WORKING DATA Block Start

template <int ITEMS>
__device__ __forceinline__ uint32_t ks_g_insert_items(unsigned long long *g_key, uint64_t g_mask, const uint32_t (&slot)[ITEMS],
                                                      const uint64_t (&hash)[ITEMS], const bool (&want)[ITEMS], uint32_t *err) {
  unsigned long long key[ITEMS], old[ITEMS];
  uint64_t h[ITEMS];
#pragma unroll
  for (int j = 0; j < ITEMS; ++j) {
    key[j] = ((unsigned long long)(slot[j] + 1) << 32) | ks_encode(hash[j]);
    h[j] = ks_mix(key[j]) & g_mask;
  }
#pragma unroll
  for (int j = 0; j < ITEMS; ++j) old[j] = want[j] ? atomicCAS(&g_key[h[j]], 0ull, key[j]) : key[j];
  uint32_t fresh_n = 0;
#pragma unroll
  for (int j = 0; j < ITEMS; ++j) {
    bool fresh = want[j] && old[j] == 0ull;
    if (want[j] && old[j] != 0ull && old[j] != key[j]) {
      bool placed = false;
      for (uint32_t probe = 1; probe < 4096 && !placed; ++probe) {
        h[j] = (h[j] + 1) & g_mask;
        const unsigned long long o = atomicCAS(&g_key[h[j]], 0ull, key[j]);
        fresh = o == 0ull;
        placed = o == 0ull || o == key[j];
      }
      if (!placed) atomicOr(err, 4u);
    }
    fresh_n += (uint32_t)__popcll(__ballot(fresh));
  }
  return fresh_n;
}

WORKING DATA Block End

If a line of the records contains the word "long", count it; give only the total.

### EXERCISE RESULT:
4